(Ferenstein Wire) — Self-driving cars will save the average driver about $1,000 annually, or cost $250 a year total, according to estimates from auto insurance startup, Metromile.
Robotic self-driving cars have a near perfect driving record; thus far, when self-driving cars do get into accidents, it’s because humans were responsible. Since Google began to release details about self-driving car accidents, reports from the Wall Street Journal, the RAND Corporation, and KPMG have all predicted a dramatic shrinking in the auto insurance industry.
So, to put this speculation into a concrete figure that most people would care about, the Ferenstein Wire asked the actuaries at insurance startup Metromile to take evidence from Google’s detailed accident report and construct their own pricing model for self-driving cars.

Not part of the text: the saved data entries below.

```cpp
__device__ __forceinline__ f32x16 zero16() {
    f32x16 z;
#pragma unroll
    for (int i = 0; i < 16; ++i) z[i] = 0.f;
    return z;
// ... 145 lines not shown
};
struct StructLayerW {
    float *proj_w, *proj_b;
    float *head_w;
    float *out_w, *out_b;
    float *ln_ipa_g, *ln_ipa_b;
    float *t1_w, *t1_b, *t2_w, *t2_b, *t3_w, *t3_b;
    float *ln_tr_g, *ln_tr_b;
    float *bb_w, *bb_b;
};

struct HxGemmW { const float* w; const unsigned char* img; float inv_s; };

struct genie_train_ws;
struct genie_ctx {
    genie_dims_t d;
    genie_train_ws* train;
    int device;
    char err[512];

    bool have_weights;
    float* wdev;
    bool hx;
    unsigned char* hxdev;
    HxGemmW hxg[128]; int n_hxg;
    unsigned hx_launches;
    size_t wdev_floats;
    float *single_w;
    float *pij_w;
    float *relpos_t;
    float *templ_w;
    float *motif_w;
    float *ipa_bias_w, *ipa_bias_b;
    PairLayerW* pair;
    StructLayerW* st;

    bool have_tables;
    float *pos_tab, *chain_tab, *t_tab, *sched;
    int n_pos, n_chain;
    float* sched_host;

    int B, N, NP;
    bool have_feats, has_motif;
    int32_t *f_aatype, *f_rmask, *f_ridx, *f_cidx;
    float *f_pos;
    uint8_t *f_fsm, *f_fstm, *f_ifm;
    float *rmaskf;

    void* ws; size_t ws_bytes;
    float *p, *acm, *bcm, *xcm, *pstatic, *ipa_bias;
    float *spart;
    unsigned *pmax;
    float *xsingle, *s0, *s, *s1, *s2, *h1, *h2, *pij, *proj, *cat;
    float *kT, *v, *qp, *kpT, *vp;
    float *vf, *vmax;
    float *ta_tb, *ta_xn, *ta_qkvg;
    float *rots_w, *trans_w;
    int32_t* tsteps;
    float *loop_z;

    bool prof;
    struct ProfRec { int cls; hipEvent_t a, b; };
    ProfRec* prof_recs; int prof_n, prof_cap;
    double prof_ms[KC_COUNT]; int64_t prof_cnt[KC_COUNT];
    double train_gemm_flop;

// ... 46 lines not shown
```

### genie2_amd/csrc/genie_api.hip

```cpp
#include <stdio.h>
#include <stdlib.h>
#include <string.h>
#include <math.h>
#include <algorithm>
#include <cmath>
#include <new>
#include <string>
#include <vector>

#include "common.h"

void pair_kernels_init();
void pair_fused_kernels_init();
void single_kernels_init(const genie_dims_t& d, int n_max);
void launch_scale_copy(genie_ctx* h, hipStream_t st, const float* in, float* out, int n, float s);
size_t ipa_attn_lds(const genie_dims_t& d, int N);

static char g_create_err[512] = "";

void set_handle_free_error(const char* msg) { snprintf(g_create_err, sizeof g_create_err, "%s", msg); }

#define SET_ERR(h, ...) do { snprintf((h)->err, sizeof((h)->err), __VA_ARGS__); } while (0)
#define HIP_TRY(h, call) do { hipError_t e_ = (call); if (e_ != hipSuccess) { \
    SET_ERR(h, "%s failed: %s (%s:%d)", #call, hipGetErrorString(e_), __FILE__, __LINE__); return GENIE_E_HIP; } } while (0)
// ... 365 lines not shown
            };
            A.sq = scale_of(q_w); A.sk = scale_of(k_w); A.sv = scale_of(v_w);
        }
        const size_t nh = (size_t)d.pair_transition_n * cp;
        const float* lg = c.take(cp); const float* lb = c.take(cp);
        const float* w1 = c.take(nh * cp); const float* b1 = c.take(nh);
        const float* w2 = c.take(cp * nh); const float* b2 = c.take(cp);
        {
            std::vector<float> w1v(w1, w1 + nh * cp), b1v(b1, b1 + nh);
            fold_ln(w1v, b1v, (int)nh, (int)cp, lg, lb);
            slot(&L.pt_ln_g, ones_off); slot(&L.pt_ln_b, zeros_off);
            slot(&L.pt_w1, img.pack(w1v.data(), (int)nh, (int)cp)); slot(&L.pt_b1, img.raw(b1v.data(), nh));
            HxTransW& X = L.hx_pt;
            const float s1 = p2floor(16384.0 / max_abs(w1v.data(), nh * cp)), s2 = p2floor(16384.0 / max_abs(w2, cp * nh));
            const float sh = p2floor(32768.0 / hx_bound(w1v.data(), b1v.data(), (int)nh, (int)cp));
            X.sx = HX_SX; X.c1 = sh / (HX_SX * s1); X.c2 = 1.0f / (sh * s2);
            hxfix.push_back({&X.img, hx.begin()});
            for (size_t hb = 0; hb < nh / 32; ++hb) {
                for (int kc = 0; kc < 8; ++kc)
                    hx.unit([&](int i, int hh, int e) { return w1v[(32 * hb + i) * cp + 16 * kc + 8 * hh + e] * s1; });
                for (int cc = 0; cc < 2; ++cc)
                    for (int ob = 0; ob < 4; ++ob)
                        hx.unit([&](int j, int hh, int e) {
                            return w2[(size_t)(32 * ob + j) * nh + 32 * hb + 16 * cc + (e & 3) + 8 * (e >> 2) + 4 * hh] * s2; });
            }
            std::vector<float> b1s(nh), b2s(cp);
            for (size_t r = 0; r < nh; ++r) b1s[r] = b1v[r] * HX_SX * s1;
            for (size_t r = 0; r < cp; ++r) b2s[r] = b2[r] * sh * s2;
            slot(&X.b1s, img.raw(b1s.data(), nh)); slot(&X.b2s, img.raw(b2s.data(), cp));
            pt_save[l] = PtSave{w1v, std::vector<float>(w2, w2 + cp * nh), s1, s2};
        }
        slot(&L.pt_w2, img.pack(w2, (int)cp, (int)nh)); slot(&L.pt_b2, img.raw(b2, cp));
    }
    {
        auto ck = [](int kc, int hh, int e) { return 16 * kc + (e & 3) + 8 * (e >> 2) + 4 * hh; };
        auto emit_O = [&](const TmSave& t) {
            for (int which = 0; which < 2; ++which)
                for (int st = 0; st < 2; ++st)
                    for (int obl = 0; obl < 2; ++obl)
                        for (int kc = 0; kc < 8; ++kc) {
                            const std::vector<float>& m = which == 0 ? t.zw : t.gw;
                            const float sc = which == 0 ? t.szo : t.sgo;
                            const size_t ob = 2 * st + obl;
                            hx.unit([&](int i, int hh, int e) { return m[(32 * ob + i) * cp + ck(kc, hh, e)] * sc; });
                        }
        };
        auto emit_T = [&](const PtSave& t) {
            const size_t nh = (size_t)d.pair_transition_n * cp;
            for (size_t hb = 0; hb < nh / 32; ++hb) {
                for (int kc = 0; kc < 8; ++kc)
                    hx.unit([&](int i, int hh, int e) { return t.w1v[(32 * hb + i) * cp + ck(kc, hh, e)] * t.s1; });
                for (int cc = 0; cc < 2; ++cc)
                    for (int ob = 0; ob < 4; ++ob)
                        hx.unit([&](int j, int hh, int e) { return t.w2[(size_t)(32 * ob + j) * nh + 32 * hb + ck(cc, hh, e)] * t.s2; });
            }
        };
        auto emit_P = [&](const TmSave& t) {
            for (size_t pass = 0; pass < 8; ++pass)
                for (int kc = 0; kc < 8; ++kc) {
                    hx.unit([&](int i, int hh, int e) { return t.w[(32 * pass + i) * cp + ck(kc, hh, e)] * t.sp; });
                    hx.unit([&](int i, int hh, int e) { return t.w[(2 * ch + 32 * pass + i) * cp + ck(kc, hh, e)] * t.sg; });
                }
        };
        for (int l = 0; l < d.n_pair_transform_layer; ++l) {
            hxfix.push_back({&h->pair[l].fa.img, hx.begin()});
            emit_O(tm_save[2 * l]); emit_P(tm_save[2 * l + 1]);
            hxfix.push_back({&h->pair[l].fb.img, hx.begin()});
            emit_O(tm_save[2 * l + 1]); emit_T(pt_save[l]);
            if (l + 1 < d.n_pair_transform_layer) emit_P(tm_save[2 * l + 2]);
        }
    }
    const size_t H = d.n_head_ipa, C = d.c_hidden_ipa, Pq = d.n_qk_point, Pv = d.n_v_point;
    const size_t ncat = ipa_cat_n(d);
    std::vector<float> wb_all, bb_all;
    for (int l = 0; l < d.n_structure_layer; ++l) {
        StructLayerW& S = h->st[l];
        const float* hw = c.take(H);
        const float* q_w = c.take(H * C * cs);            const float* q_b = c.take(H * C);
        const float* kv_w = c.take(2 * H * C * cs);       const float* kv_b = c.take(2 * H * C);
        const float* qp_w = c.take(3 * H * Pq * cs);      const float* qp_b = c.take(3 * H * Pq);
        const float* kp_w = c.take(3 * H * (Pq + Pv) * cs); const float* kp_b = c.take(3 * H * (Pq + Pv));
        const float* b_w = c.take(H * cp);                const float* b_b = c.take(H);
        const float* o_w = c.take(cs * ncat);             const float* o_b = c.take(cs);
        const float* li_g = c.take(cs); const float* li_b = c.take(cs);
        const float* t1w = c.take(cs * cs); const float* t1b = c.take(cs);
        const float* t2w = c.take(cs * cs); const float* t2b = c.take(cs);
        const float* t3w = c.take(cs * cs); const float* t3b = c.take(cs);
        const float* lt_g = c.take(cs); const float* lt_b = c.take(cs);
        const float* bw = c.take(6 * cs); const float* bbs = c.take(6);
        if (!bbs) { SET_ERR(h, "genie_load_weights: blob too short"); return GENIE_E_ARG; }
        slot(&S.head_w, img.raw(hw, H));
        auto w = vcat({{q_w, H * C * cs}, {kv_w, 2 * H * C * cs}, {qp_w, 3 * H * Pq * cs}, {kp_w, 3 * H * (Pq + Pv) * cs}});
        auto bv = vcat({{q_b, H * C}, {kv_b, 2 * H * C}, {qp_b, 3 * H * Pq}, {kp_b, 3 * H * (Pq + Pv)}});
        pack_gemm(&S.proj_w, w.data(), ipa_proj_n(d), (int)cs);
        slot(&S.proj_b, img.raw(bv.data(), bv.size()));
        wb_all.insert(wb_all.end(), b_w, b_w + H * cp);
        bb_all.insert(bb_all.end(), b_b, b_b + H);
        pack_gemm(&S.out_w, o_w, (int)cs, (int)ncat); slot(&S.out_b, img.raw(o_b, cs));
        slot(&S.ln_ipa_g, img.raw(li_g, cs)); slot(&S.ln_ipa_b, img.raw(li_b, cs));
        pack_gemm(&S.t1_w, t1w, (int)cs, (int)cs); slot(&S.t1_b, img.raw(t1b, cs));
        pack_gemm(&S.t2_w, t2w, (int)cs, (int)cs); slot(&S.t2_b, img.raw(t2b, cs));
        pack_gemm(&S.t3_w, t3w, (int)cs, (int)cs); slot(&S.t3_b, img.raw(t3b, cs));
        slot(&S.ln_tr_g, img.raw(lt_g, cs)); slot(&S.ln_tr_b, img.raw(lt_b, cs));
        slot(&S.bb_w, img.raw(bw, 6 * cs)); slot(&S.bb_b, img.raw(bbs, 6));
    }
    pack_gemm(&h->ipa_bias_w, wb_all.data(), (int)(d.n_structure_layer * H), (int)cp);
    slot(&h->ipa_bias_b, img.raw(bb_all.data(), bb_all.size()));
    if (c.left != 0) { SET_ERR(h, "genie_load_weights: %zu floats left over", c.left); return GENIE_E_ARG; }

    if (h->wdev) { (void)hipFree(h->wdev); h->wdev = nullptr; }
    img.add(64);
    HIP_TRY(h, hipMalloc((void**)&h->wdev, img.data.size() * sizeof(float)));
    HIP_TRY(h, hipMemcpy(h->wdev, img.data.data(), img.data.size() * sizeof(float), hipMemcpyHostToDevice));
    h->wdev_floats = img.data.size();
    for (auto& f : fix) *f.first = h->wdev + f.second;
    if (h->hxdev) { (void)hipFree(h->hxdev); h->hxdev = nullptr; }
    hx.begin();
    HIP_TRY(h, hipMalloc((void**)&h->hxdev, hx.d.size() * 2 + 256));
    HIP_TRY(h, hipMemcpy(h->hxdev, hx.d.data(), hx.d.size() * 2, hipMemcpyHostToDevice));
    for (auto& f : hxfix) *f.first = h->hxdev + f.second;
    h->n_hxg = 0;
    const int hxg_cap = (int)(sizeof(h->hxg) / sizeof(h->hxg[0]));
    if ((int)gfix.size() > hxg_cap) { SET_ERR(h, "genie_load_weights: %zu row-GEMM weights exceed the %d hx image slots", gfix.size(), hxg_cap); return GENIE_E_ARG; }
    for (auto& g : gfix) h->hxg[h->n_hxg++] = HxGemmW{*g.slot, h->hxdev + g.hx_off, g.inv_s};
    h->have_weights = true;
    return GENIE_OK;
}
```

Metromile recently partnered with Uber to provide its drivers a special insurance deal. Since Uber is on record for wanting to replace its fleet with self-driving cars, Metromile will likely be among the first companies that must come up with pricing models at scale.
The insurance model is based on a 20-year-old single female in the San Francisco bay Area, driving 12,000 miles/year. Most of the cost savings from self-driving cars come from the near elimination of accidental collisions (a 90% reduction).
So, why do we still need insurance if so few cars get into accidents?
The model estimates that some cars may be vandalized or broken into, which makes up much of the yearly insurance cost for autonomous vehicles. In the future, self-driving cars could just park themselves in a secure garage at night rather than waiting around while their owner sleeps or goes grocery shopping — making the price even cheaper.
To give readers some back-of-the-envelope estimates about how this might change the value of a car, here’s an example. Over the lifetime of the car, assuming about $6,000 in total savings over 5 years, a self-driving Tesla model III could be cheaper than a human-powered BMW 2 Series (~$36,000 vs. $37,000 for the BMW in total costs for each car).
“I would anticipate that in the short and medium term, claims are likely to gradually go down as crashes become less common,” says James Anderson, a behavior scientist at the Rand Corporation, who recently wrote about the long-term impacts of self-driving cars [PDF]. The Ferenstein Wire asked Anderson and other experts to double-check the validity of Metromile’s model.
“At some point in the future, it is likely that we will get to 90%
reductions in savings,” he continues, but images that such savings could be 10 or more years down the road when self-driving cars are near universal.
Self-driving cars are not yet legal and state governments have been slow to permit them. Self-driving cars face roadblocks from cautious lawmakers and could, eventually, face hurdles from the auto industry.
But, if consumers know that such laws are costing them $1,000 a year, public pressure could accelerate their legal standing. Nothing gets voters more fired up than their pocket books.